# List of feeder insects for PDF



## 55105 (Jan 27, 2015)

It seems to me that eating the same thing everyday your entire life can't be very healthy.

There's nearly a million (known) insect species on earth! 

I'd like to offer my frogs a few different menu items.

What options are there? Is there anything as easy/cheap/available as fruit flies?


----------



## erik s (Apr 12, 2010)

Well for the larger species. ...
Bean beetles 
Peanut beetle larvae 
Termites. ..but not so cheap
Pinhead crickets....


----------



## pdfCrazy (Feb 28, 2012)

rice flour beetles, firebrats, pea aphids


----------



## zerelli (Sep 14, 2009)

How about Box Elder bugs? THere are several million in my back yard lately.


----------



## 55105 (Jan 27, 2015)

Thanks for the suggestions guys.

I might order some extra small Phoenix worms.

I'm considering Bean Beetles and have heard good things about Dubia roaches.

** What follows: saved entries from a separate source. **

struct fgdm_engine : Model {
    int device = -1;
    bool device_ready = false, finalized = false;
    struct CtxKV { Tensor k, vt; };
    std::unordered_map<const Layer*, CtxKV> ctx_cache;
    int ctx_B = 0, ctx_T = 0;
    int ctx_tokens = 77;
    Tensor ccat;
    Arena arena;
    half_t* zero = nullptr;
    int cur_comp = -1;
    bool ln_fold = true;
    hipStream_t s = nullptr;
    std::vector<std::unique_ptr<Arena>> cn_arena;
    Arena* ar = &arena;
    hipStream_t s2 = nullptr;
    hipEvent_t ev_fork = nullptr, ev_join = nullptr;
    bool twin_streams = false;
    bool pair_launch = true;
    int group_max = FGDM_MAX_GROUP;
    bool gn_group = true;
    ReplayStats replay_stats;
    struct Deferred { const GemmW* w; Tensor src; int idx; float scale; Arena* owner; };
    Prof prof;

    const ParamSlot* slot(const std::string& name) {
        auto it = params.find(name);
        if (it == params.end() || !it->second.loaded) { err = "parameter not loaded: " + name; return nullptr; }
        return &it->second;
    }
    template <typename T> T* upload(const std::vector<T>& h) {
        T* d = nullptr;
        if (hipMalloc(&d, std::max<size_t>(h.size() * sizeof(T), 256)) != hipSuccess) return nullptr;
        if (hipMemcpy(d, h.data(), h.size() * sizeof(T), hipMemcpyHostToDevice) != hipSuccess) return nullptr;
        comps[cur_comp].allocs.push_back(d);
        return d;
    }
    int pack_rows(GemmW& g, const std::vector<std::pair<const float*, int>>& srcs, int K_src, int K,
                  const std::vector<int>& kmap, const std::vector<const float*>& biases, bool geglu,
                  const std::vector<float>& src_scale = {}, const float* ln_gamma = nullptr, const float* ln_beta = nullptr) {
        int N = 0;
        for (auto& s : srcs) N += s.second;
        const size_t npad = igemm_npad(N);
        std::vector<half_t> w(npad * (size_t)K, (half_t)0);
        std::vector<float> bias(npad, 0.f), lnu(ln_gamma ? npad : 0, 0.f);
        std::vector<const float*> rowp(N);
        std::vector<float> bflat(N, 0.f), rscale(N, 1.f);
        int r = 0;
        for (size_t si = 0; si < srcs.size(); ++si)
            for (int i = 0; i < srcs[si].second; ++i, ++r) {
                rowp[r] = srcs[si].first + (size_t)i * K_src;
                if (si < biases.size() && biases[si]) bflat[r] = biases[si][i];
                if (si < src_scale.size()) rscale[r] = src_scale[si];
            }
        for (int pr = 0; pr < N; ++pr) {
            int sr = pr;
            if (geglu) {
                const int grp = pr >> 6, within = pr & 63;
                sr = within < 32 ? grp * 32 + within : N / 2 + grp * 32 + (within - 32);
            }
            const float* src = rowp[sr];
            const float rs = rscale[sr];
            half_t* dst = w.data() + (size_t)pr * K;
            if (ln_gamma) {
                double us = 0.0, cs = 0.0;
                for (int k = 0; k < K; ++k) {
                    dst[k] = (half_t)(src[k] * rs * ln_gamma[k]);
                    us += (double)(float)dst[k];
                    cs += (double)ln_beta[k] * (double)(src[k] * rs);
                }
                lnu[pr] = (float)us;
                bias[pr] = (float)((double)(bflat[sr] * rs) + cs);
                continue;
            }
            if (kmap.empty()) for (int k = 0; k < K; ++k) dst[k] = (half_t)(src[k] * rs);
// ... 102 lines not shown
        if (comp.packed && !comp.dirty) return FGDM_OK;
        for (auto& name : order) {
            const ParamSlot& ps = params[name];
            if (ps.comp == c && ps.loaded && ps.host.empty())
                return fail(FGDM_ERR_STATE, "tensor " + name + " was released after packing: reload every tensor of " + comp.prefix +
                                            " before finalizing again");
        }
        for (void* p : comp.allocs) (void)hipFree(p);
        comp.allocs.clear();
        cur_comp = c;
        Packer pk{*this};
        visit_component(c, pk);
        cur_comp = -1;
        if (pk.rc != FGDM_OK) return pk.rc;
        for (auto& name : order) { ParamSlot& ps = params[name]; if (ps.comp == c) std::vector<float>().swap(ps.host); }
        comp.packed = true;
        comp.dirty = false;
        return FGDM_OK;
    }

Wife probably wont allow beetles & roaches tho...


----------



## 55105 (Jan 27, 2015)

zerelli said:


> How about Box Elder bugs? THere are several million in my back yard lately.


I hate those things! We use to live in a place with a couple box elder trees. This time of year was the worst!


----------



## Mavpa (Jan 5, 2015)

port_plz said:


> Thanks for the suggestions guys.
> 
> I might order some extra small Phoenix worms.
> 
> ...


Bean Beetles do seem to have a knack for somehow getting out more than anything else I've worked with. They live a long time too, so I think they can make more attempts than your typical hydei.


----------



## 55105 (Jan 27, 2015)

I've expanded my fruit fly collection to Hydei, Turkish Gliders & Melanogaster. I'm sure nutritionally they’re much the same, but they do offer a bit of variety. 

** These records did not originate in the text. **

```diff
@@ -1141,16 +1208,23 @@
     A.plane_hi = p.plane_hi; A.plane_lo = p.plane_lo; A.kern_out = p.kern_out; A.rows_per_frame = p.rows_per_frame; A.NPT = p.NPT;
     A.consts = p.consts + 2 * CA_TOTAL;
     A.status = p.status;
-#ifdef CH_H2
-    const size_t lds = (size_t)2 * CH_IMG * sizeof(ch_e) + (size_t)(2 * CH_SBUF + CC_TOTAL + 32) * sizeof(float);
-#else
-    const size_t lds = (size_t)2 * CH_IMG * sizeof(ch_e) + (size_t)(2 * CH_SBUF + CC_TOTAL) * sizeof(float);
-#endif
-#define CHC_LAUNCH(ABLV)                                                                                            \
+    A.part = p.ffn_part; A.tickets = p.tickets; A.ntiles = ntiles;
+    A.xcd_stride = (hs > 1 && p.same_xcd) ? (ntiles + 7) / 8 * 8 : 0;
+    const int nblocks = hs == 1 ? ntiles : (A.xcd_stride ? hs * A.xcd_stride : hs * ntiles);
+#ifdef CH_H2
+    const size_t lds = (size_t)2 * CH_IMG * sizeof(ch_e) + (size_t)(2 * CH_SBUF + CC_TOTAL + 32 + (hs > 1 ? 4 : 0)) * sizeof(float);
+#else
+    const size_t lds = (size_t)2 * CH_IMG * sizeof(ch_e) + (size_t)(2 * CH_SBUF + CC_TOTAL + (hs > 1 ? 4 : 0)) * sizeof(float);
+#endif
+#define CHC_LAUNCH_HS(ABLV, HSV)                                                                                    \
     do {                                                                                                            \
-        VKN_ALLOW_FULL_LDS(k_chain_c<ABLV>);                                                                        \
-        hipLaunchKernelGGL(k_chain_c<ABLV>, dim3((p.M + CH_ROWS - 1) / CH_ROWS), dim3(CH_THREADS), lds, stream, A); \
+        VKN_ALLOW_FULL_LDS((k_chain_c<ABLV, HSV>));                                                                 \
+        hipLaunchKernelGGL((k_chain_c<ABLV, HSV>), dim3(nblocks), dim3(CH_THREADS), lds, stream, A);                \
     } while (0)
+#define CHC_LAUNCH(ABLV) CHC_LAUNCH_HS(ABLV, 1)
+    if (hs == 4) CHC_LAUNCH_HS(0, 4);
+    else if (hs == 2) CHC_LAUNCH_HS(0, 2);
+    else
 #ifdef VKN_DEBUG
     switch (vkn_dbg_env("VKN_CHAIN_ABL", 0)) {
         case 1: CHC_LAUNCH(1); break;
@@ -1170,6 +1244,7 @@
     CHC_LAUNCH(0);
 #endif
 #undef CHC_LAUNCH
+#undef CHC_LAUNCH_HS
     VKN_CHECK_LAUNCH();
     return VKN_OK;
 }
diff --git a/video-k-net_amd/csrc/vkn_launch.h b/video-k-net_amd/csrc/vkn_launch.h
--- a/video-k-net_amd/csrc/vkn_launch.h
+++ b/video-k-net_amd/csrc/vkn_launch.h
@@ -149,6 +149,7 @@
     float* obj1;
     float* qkv;
     int* status;
+    unsigned* tickets;
 };
 struct VknChainC {
     const float* ao;
@@ -168,7 +169,18 @@
     float* kern_out;
     int rows_per_frame, NPT;
     int* status;
-};
+    int hs;
+    float* ffn_part;
+    unsigned* tickets;
+    int same_xcd;
+};
+inline size_t vkn_chain_split_floats(size_t M) {
+    const size_t rt = (M + 31) / 32;
+    return rt * 4 * 32 * 256 + (rt + 63) / 64 * 64;
+}
+inline unsigned* vkn_chain_split_tickets(float* ffn_part, size_t M) {
+    return reinterpret_cast<unsigned*>(ffn_part + (M + 31) / 32 * 4 * 32 * 256);
+}
 int vkn_launch_gemm_t3(const VknGemmProb* probs, int nprob, int M, int K, hipStream_t stream);
 int vkn_launch_chain_a(const VknChainA& p, hipStream_t stream);
 int vkn_launch_chain_c(const VknChainC& p, hipStream_t stream);
diff --git a/video-k-net_amd/ops.py b/video-k-net_amd/ops.py
--- a/video-k-net_amd/ops.py
+++ b/video-k-net_amd/ops.py
@@ -20,7 +20,9 @@
 FLAG_LINK_NO_RESERVE = _H['VKN_FLAG_LINK_NO_RESERVE']
 FLAG_SCALED_F16 = _H['VKN_FLAG_SCALED_F16']
 FLAG_CHAIN_BF16X3 = _H['VKN_FLAG_CHAIN_BF16X3']
-FLAG_INIT_SEPARATE = _H['VKN_FLAG_INIT_SEPARATE']
+FLAG_CHAIN_FFN_SPLIT = _H['VKN_FLAG_CHAIN_FFN_SPLIT']
+FLAG_CHAIN_NO_FFN_SPLIT = _H['VKN_FLAG_CHAIN_NO_FFN_SPLIT']
+FLAG_INIT_SEPARATE =_H['VKN_FLAG_INIT_SEPARATE']
 FLAG_CHAIN_KSPLIT = _H['VKN_FLAG_CHAIN_KSPLIT']
 FLAG_SERIAL_LINK = _H['VKN_FLAG_SERIAL_LINK']
 
```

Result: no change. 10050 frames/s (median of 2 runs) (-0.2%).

Trying to culture isopods but barely get anything...

I might look into bigger spring tail species.

Can't do the beetles or roaches. My wife is barely tolerant of FFs. She's insanely insect phobic.


----------



## jimmy rustles (Mar 10, 2013)

While atractomorpha sp. Adults will be too large, their younglings should work for all frogs that also take pinhead crickets 
And they look pretty nice themselves


----------